21st Principal of Queen's University
- Incumbent
- Assumed office 1 July 2019
- Chancellor: Murray Sinclair Shelagh Rogers
- Preceded by: Daniel Woolf

7th President and Vice-Chancellor of McMaster University
- In office 1 July 2010 – 30 June 2019
- Chancellor: Suzanne Labarge
- Preceded by: Peter George
- Succeeded by: David H. Farrar

President of the University of Winnipeg
- Acting
- In office 2002 – 2 May 2004
- Preceded by: Constance Rooke
- Succeeded by: Lloyd Axworthy

Personal details
- Born: 9 December 1956 (age 69) South Africa
- Education: University of the Witwatersrand (BA) University of Western Ontario (MA, PhD)

Academic background
- Thesis: Raising a Valid Sign: A Defence of the Form of David Jones’s "Anathemata" (1986)

Academic work
- Discipline: English literature
- Institutions: University of Toronto; University of Western Ontario; University of Winnipeg; Queen's University at Kingston; McMaster University;

= Patrick Deane (professor) =

Canadian academic administrator (born 1956)

Patrick Deane (born 9 December 1956) is a Canadian scholar and university administrator, currently serving as the 21st Principal of Queen's University. He was previously the acting president of the University of Winnipeg (2003–2004), the Vice-principal (Academic) at Queen's University (2005–2010) and the 7th President of McMaster University (2010–2019).

== Early life and education ==
Deane was born in 1956 in South Africa. His father, whose ancestors emigrated from Liverpool to South Africa in the 1820s, joined the British Royal Navy during World War II. After the war, Deane's mother met his father in Canada, when he went there on a business trip; they got married in 1947. When Deane was 15, his elder brother, who was 5 years his senior and was on conscription service, died of testicular cancer, after being misdiagnosed and denied treatment by a civilian doctor.

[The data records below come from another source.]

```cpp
enum { T_START = 0, T_ENTER = 1, T_NODE_LEAF = 2, T_REGEN_DONE = 6, T_RETURN = 7, T_FINAL_Z = 8, T_FZ_TAIL = 9, T_FZ_NEXT = 10,
       T_LV_UNIT = 11, T_LV_LEAFDONE = 12, T_LV_UP = 13, T_SPLIT8 = 14, T_LV_SERVE = 15 };

template <bool TEAM, bool D3>
__device__ __forceinline__ bool ctu_step(Ctx& c, const Res& r, Req& q) {
    CtuSt& t = SH.st;
    bool in_leaf = t.in_leaf != 0;
    int cont = t.cont;
    for (;;) {
        if (in_leaf) {
            LeafSF ls = snap_leaf(t.leaf);
            if ((TEAM && !t.lvmode) ? leaf_step_team(c, t, ls, q, t.xpar ^ 1, r) : leaf_step(c, ls, r, q)) {
                if (t.pend) {
                    req_copy(q, COPY_SAVE, t.pend, t.pslot, t.pbx, t.pby, t.plg);
                    t.pend = 0;
                }
                t.cont = (uint8_t)cont;
                t.in_leaf = 1;
                return true;
            }
            t.in_leaf = 0;
            in_leaf = false;
        }
        switch (cont) {
        case T_START:
            t.level = 0;
            t.bx = 0;
            t.by = 0;
            cont = T_ENTER;
            break;
        case T_ENTER: {
            const int lg = 5 - t.level;
            t.lg = (uint8_t)lg;
            leaf_init(t.leaf, t.bx, t.by, lg, (!TEAM && t.level < t.max_depth) ? 1 + t.level : 0);
            if (TEAM && !t.lvmode) t.leaf.cont = TC_START;
            in_leaf = true;
            cont = T_NODE_LEAF;
            break;
        }
        case T_NODE_LEAF: {
            const float ns = t.leaf.cost;
            const int ml = t.leaf.luma_mode, mc = t.leaf.chroma_mode;
            const int level = t.level, lg = t.lg;
            t.ns_cost_cur = ns;
            t.ns_luma_cur = (uint8_t)ml;
            t.ns_chroma_cur = (uint8_t)mc;
            fill_maps(t.bx, t.by, lg, ml, mc, true, true);
            if (level == 0) c.cu32_mode = ml;
            if (t.max_depth - level == 0) {
                t.ret = ns;
                cont = T_RETURN;
                break;
            }
            if (TEAM) {
                if (t.dp0) {
                    const int dp = t.dp0, dq = t.dp1;
                    t.dp0 = 0;
                    copy_block(c, COPY_PULL, (dp >> 1) & 3, 0, (dq & 7) << 2, (dq >> 3) << 2, (dp >> 5) + 2, (dp >> 3) & 3);
                }
                t.lvmode = 1;
                t.lv_i = 0;
                t.lv_acc0 = 0.0f;
                t.lv_acc1 = 0.0f;
                if (c.member == 0) lv_post_unsplit(0, ns, ml, mc);
                cont = (c.member == 0 || c.member > t.max_depth) ? T_LV_UP : T_LV_UNIT;
                break;
            }
            t.pend = (uint8_t)(lg == 3 ? 3 : (mc >= LT_CCLM ? 2 : 0));
            t.pbx = t.bx;
            t.pby = t.by;
            t.plg = (uint8_t)lg;
            t.pslot = (uint8_t)(1 + level);
            if (LANE == 0) {
                SH.ns_cost[level] = ns;
                SH.ns_luma[level] = (uint8_t)ml;
                SH.ns_chroma[level] = (uint8_t)mc;
                SH.split_cost[level] = 0.0f;
                SH.child[level] = 0;
            }
            WSYNC();
            if (lg > 3 || !D3) {
                float bound;
                if (split_floor_cut(c, 0.0f, 4, 2 + level + 1, false, ns, &bound)) {
                    PROF_ADD2(PH_CUT + 2 + level, 0, 4);
                    PROF_ADD2(PH_CUT + 5, 0, 1);
                    t.pend = 0;
                    t.ret = ns;
                    cont = T_RETURN;
                    break;
                }
                t.level = (uint8_t)(level + 1);
                cont = T_ENTER;
                break;
            }
            req_full(q, 3, t.bx, t.by, 3, 0, 0, true, false, false, false);
            q.kind = K_SPLIT8;
            q.stage = 0;
            q.tree = TREE_DUAL_LUMA;
            q.fcur = ns;
            if (t.pend) {
                req_copy(q, COPY_SAVE, t.pend, t.pslot, t.pbx, t.pby, t.plg);
                t.pend = 0;
            }
            t.cont = T_SPLIT8;
            return true;
        }
        case T_SPLIT8: {
            if constexpr (D3) {
                const float split8 = r.vmin;
                if (TEAM && t.lvmode) {
                    lv_post_split(2, split8);
                    cont = T_LV_UP;
                    break;
                }
                if (split8 > t.ns_cost_cur) {
                    t.rbx = t.bx;
                    t.rby = t.by;
                    t.rlg = t.lg;
                    t.rl = t.ns_luma_cur;
                    t.rc = t.ns_chroma_cur;
                    q.kind = K_NOP;
                    q.xchg = false;
                    req_copy(q, COPY_RESTORE, 3, 1 + t.level, t.rbx, t.rby, t.rlg);
                    t.cont = T_REGEN_DONE;
                    return true;
                }
                t.ret = split8;
                cont = T_RETURN;
                break;
            }
            }
            break;
        case T_REGEN_DONE:
            fill_maps(t.rbx, t.rby, t.rlg, t.rl, t.rc, true, true);
            t.ret = uni_f(SH.ns_cost[t.level]);
            cont = T_RETURN;
            break;
        case T_RETURN: {
            const int level = t.level;
            if (level == 0) {
                t.ctu_cost = t.ret;
                t.z = 0;
                if (TEAM && t.dp0) {
                    q.kind = K_NOP;
                    q.pre_copy = COPY_NONE;
                    q.xchg = false;
                    t.cont = T_RETURN;
                    return true;
                }
                t.z = (uint8_t)(TEAM ? 16 * c.member : 0);
                t.zend = (uint8_t)(TEAM ? 16 * c.member + 16 : 64);
                cont = T_FINAL_Z;
                break;
            }
            const int pl = level - 1;
            const int psz = 1 << (5 - pl);
            const int pbx = t.bx & ~(psz - 1), pby = t.by & ~(psz - 1);
            const float acc = uni_f(uni_f(SH.split_cost[pl]) + t.ret);
            const int ch = uni((int)SH.child[pl]) + 1;
            WSYNC();
            if (LANE == 0) {
                SH.split_cost[pl] = acc;
                SH.child[pl] = (uint8_t)ch;
            }
            WSYNC();
            const float ns_p = uni_f(SH.ns_cost[pl]);
            float bound;
            const bool lost = ch < 4 ? split_floor_cut(c, acc, 4 - ch, 2 + level, false, ns_p, &bound) : acc > ns_p;
            if (ch < 4 && !lost) {
                t.bx = (uint8_t)(pbx + (ch & 1) * (psz >> 1));
                t.by = (uint8_t)(pby + (ch >> 1) * (psz >> 1));
                cont = T_ENTER;
                break;
            }
            PROF_ADD2(PH_CUT + 1 + level, 0, 4 - ch);
            PROF_ADD2(PH_CUT + 5, 0, (ch < 4 && !(acc > ns_p)) ? 1 : 0);
            t.bx = (uint8_t)pbx;
            t.by = (uint8_t)pby;
            t.level = (uint8_t)pl;
            if (lost) {
                t.rbx = (uint8_t)pbx;
                t.rby = (uint8_t)pby;
                t.rlg = (uint8_t)(5 - pl);
                t.rl = (uint8_t)uni((int)SH.ns_luma[pl]);
                t.rc = (uint8_t)uni((int)SH.ns_chroma[pl]);
                q.kind = K_NOP;
                q.xchg = false;
                req_copy(q, COPY_RESTORE, 3, 1 + pl, t.rbx, t.rby, t.rlg);
                t.cont = T_REGEN_DONE;
                return true;
            }
            t.ret = acc;
            break;
        }
        case T_LV_UNIT: {
            if constexpr (TEAM) {
                const int me = c.member, i = t.lv_i;
                int bx, by;
                lv_node(me == 1 ? 1 : 2, i, bx, by);
                t.bx = (uint8_t)bx;
                t.by = (uint8_t)by;
                if constexpr (D3) {
                    if (me == 3) {
                        t.lg = 3;
                        req_full(q, 3, bx, by, 3, 0, 0, true, false, false, false);
                        q.kind = K_SPLIT8;
                        q.stage = 0;
                        q.tree = TREE_DUAL_LUMA;
                        q.fcur = __builtin_inff();
                        t.cont = T_SPLIT8;
                        return true;
// ... 343 lines not shown
```

Baseline: 225.9.

## Fuse 8x8 node unsplit and split search into one node8 request

New measurement: 230.0 (median of 6 runs). 1.8% higher.

```diff
diff --git a/wrenc_amd/csrc/dev_common.h b/wrenc_amd/csrc/dev_common.h
--- a/wrenc_amd/csrc/dev_common.h
+++ b/wrenc_amd/csrc/dev_common.h
@@ -235,12 +235,13 @@
     uint8_t pad0_;
     UF<uint8_t> z, rl, rc;
     UF<uint8_t> rbx, rby, rlg;
-    UF<uint8_t> ns_luma_cur, ns_chroma_cur;
+    uint8_t pad2_[2];
     UF<uint8_t> pend, pbx, pby, plg, pslot;
     UF<uint8_t> dp0, dp1;
     UF<uint8_t> lvmode, lv_i, zend;
     UF<uint8_t> fz_on;
-    UF<float> ret, ns_cost_cur;
+    UF<float> ret;
+    uint32_t pad3_;
     uint32_t pad1_;
     UF<float> ctu_cost;
     UF<float> lv_acc0, lv_acc1;
diff --git a/wrenc_amd/csrc/dev_search.h b/wrenc_amd/csrc/dev_search.h
--- a/wrenc_amd/csrc/dev_search.h
+++ b/wrenc_amd/csrc/dev_search.h
@@ -2,7 +2,8 @@
 
 namespace wrenc {
 
-enum { K_SADLIST = 0, K_FULL = 1, K_NOP = 2, K_SADSEARCH = 3, K_CCLMSEARCH = 4, K_SERVE8 = 5, K_LEAF8 = 7, K_LEAF16 = 8, K_SPLIT8 = 9, K_SERVE4 = 10 };
+enum { K_SADLIST = 0, K_FULL = 1, K_NOP = 2, K_SADSEARCH = 3, K_CCLMSEARCH = 4, K_SERVE8 = 5, K_LEAF8 = 7, K_LEAF16 = 8, K_SPLIT8 = 9, K_SERVE4 = 10,
+       K_NODE8 = 11 };
 enum { COPY_NONE = 0, COPY_SAVE = 1, COPY_RESTORE = 2, COPY_PULL = 3 };
 
 #if defined(WRENC_TRACE) || defined(WRENC_EXHAUSTIVE_SPLITS)
@@ -306,7 +307,8 @@
 
 __device__ __forceinline__ Res leaf8_search(const Ctx& c, const Req& q, int* overflow);
 __device__ __forceinline__ Res leaf16_search(const Ctx& c, const Req& q, int* overflow);
-__device__ __forceinline__ Res split8_search(const Ctx& c, const Req& q, int* overflow);
+__device__ __forceinline__ Res split8_search(const Ctx& c, const Req& q, int* overflow, int* leaves = nullptr);
+__device__ __forceinline__ void fill_maps(int bx, int by, int lg, int luma_mode, int chroma_mode, bool luma, bool chroma);
 __device__ __forceinline__ void serve_pack4(const Ctx& c, const Req& q, int* overflow);
 __device__ __forceinline__ void serve_pack8(const Ctx& c, const Req& q, int* overflow);
 
@@ -329,6 +331,39 @@
         v = min(max(v, 0), 255);
     }
     return v;
+}
+
+__device__ __forceinline__ float node8_search(const Ctx& c, int tx, int ty, int* overflow) {
+    Req qn = {};
+    qn.comps = 3;
+    qn.tx = tx;
+    qn.ty = ty;
+    qn.tlg = 3;
+    qn.refs0 = true;
+    qn.refs1 = true;
+    qn.tree = TREE_SINGLE;
+    stage_org_leaf(c, 3, tx, ty, 3);
+    const Res ru = leaf8_search(c, qn, overflow);
+    const float ns = ru.vmin;
+    const int ml = ru.imin, mc = ru.imin2;
+    fill_maps(tx, ty, 3, ml, mc, true, true);
+    unsigned kept;
+    {
+        const int lane = lane_fresh();
+        kept = (unsigned)rec_get(0, tx + (lane & 7), ty + (lane >> 3));
+        if (lane < 32) kept |= (unsigned)rec_get(1 + (lane >> 4), (tx >> 1) + (lane & 3), (ty >> 1) + ((lane & 15) >> 2)) << 8;
+    }
+    qn.fcur = ns;
+    int leaves = 0;
+    const float split8 = split8_search(c, qn, overflow, &leaves).vmin;
+    if (!(split8 > ns)) return split8;
+    if (leaves) {
+        const int lane = lane_fresh();
+        rec_put(0, tx + (lane & 7), ty + (lane >> 3), (int)(kept & 255u));
+        if (lane < 32) rec_put(1 + (lane >> 4), (tx >> 1) + (lane & 3), (ty >> 1) + ((lane & 15) >> 2), (int)(kept >> 8));
+        fill_maps(tx, ty, 3, ml, mc, true, true);
+    }
+    return ns;
 }
 
 template <bool TEAM, bool D3>
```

Deane went to King Edward VII School in Johannesburg, and then studied English and law at the University of the Witwatersrand, where he was a vocal and active opponent of apartheid. He graduated in 1978 and moved to Canada, to study English literature at the University of Western Ontario, obtaining a Master of Arts in 1980 and a PhD in 1985.

== Career ==
Deane's professional career began in 1986, when he was appointed an assistant professor at the University of Toronto, teaching English literature. He was invited back to the University of Western Ontario in 1988, when he was awarded the John Charles Polanyi Prize for Literature, becoming an assistant professor in the Department of English and teaching 21-century British literature, and was promoted to associate professor in 1994.; he was also Vice-Chair (1993-1995) and Chair (1997-2001) of the Department.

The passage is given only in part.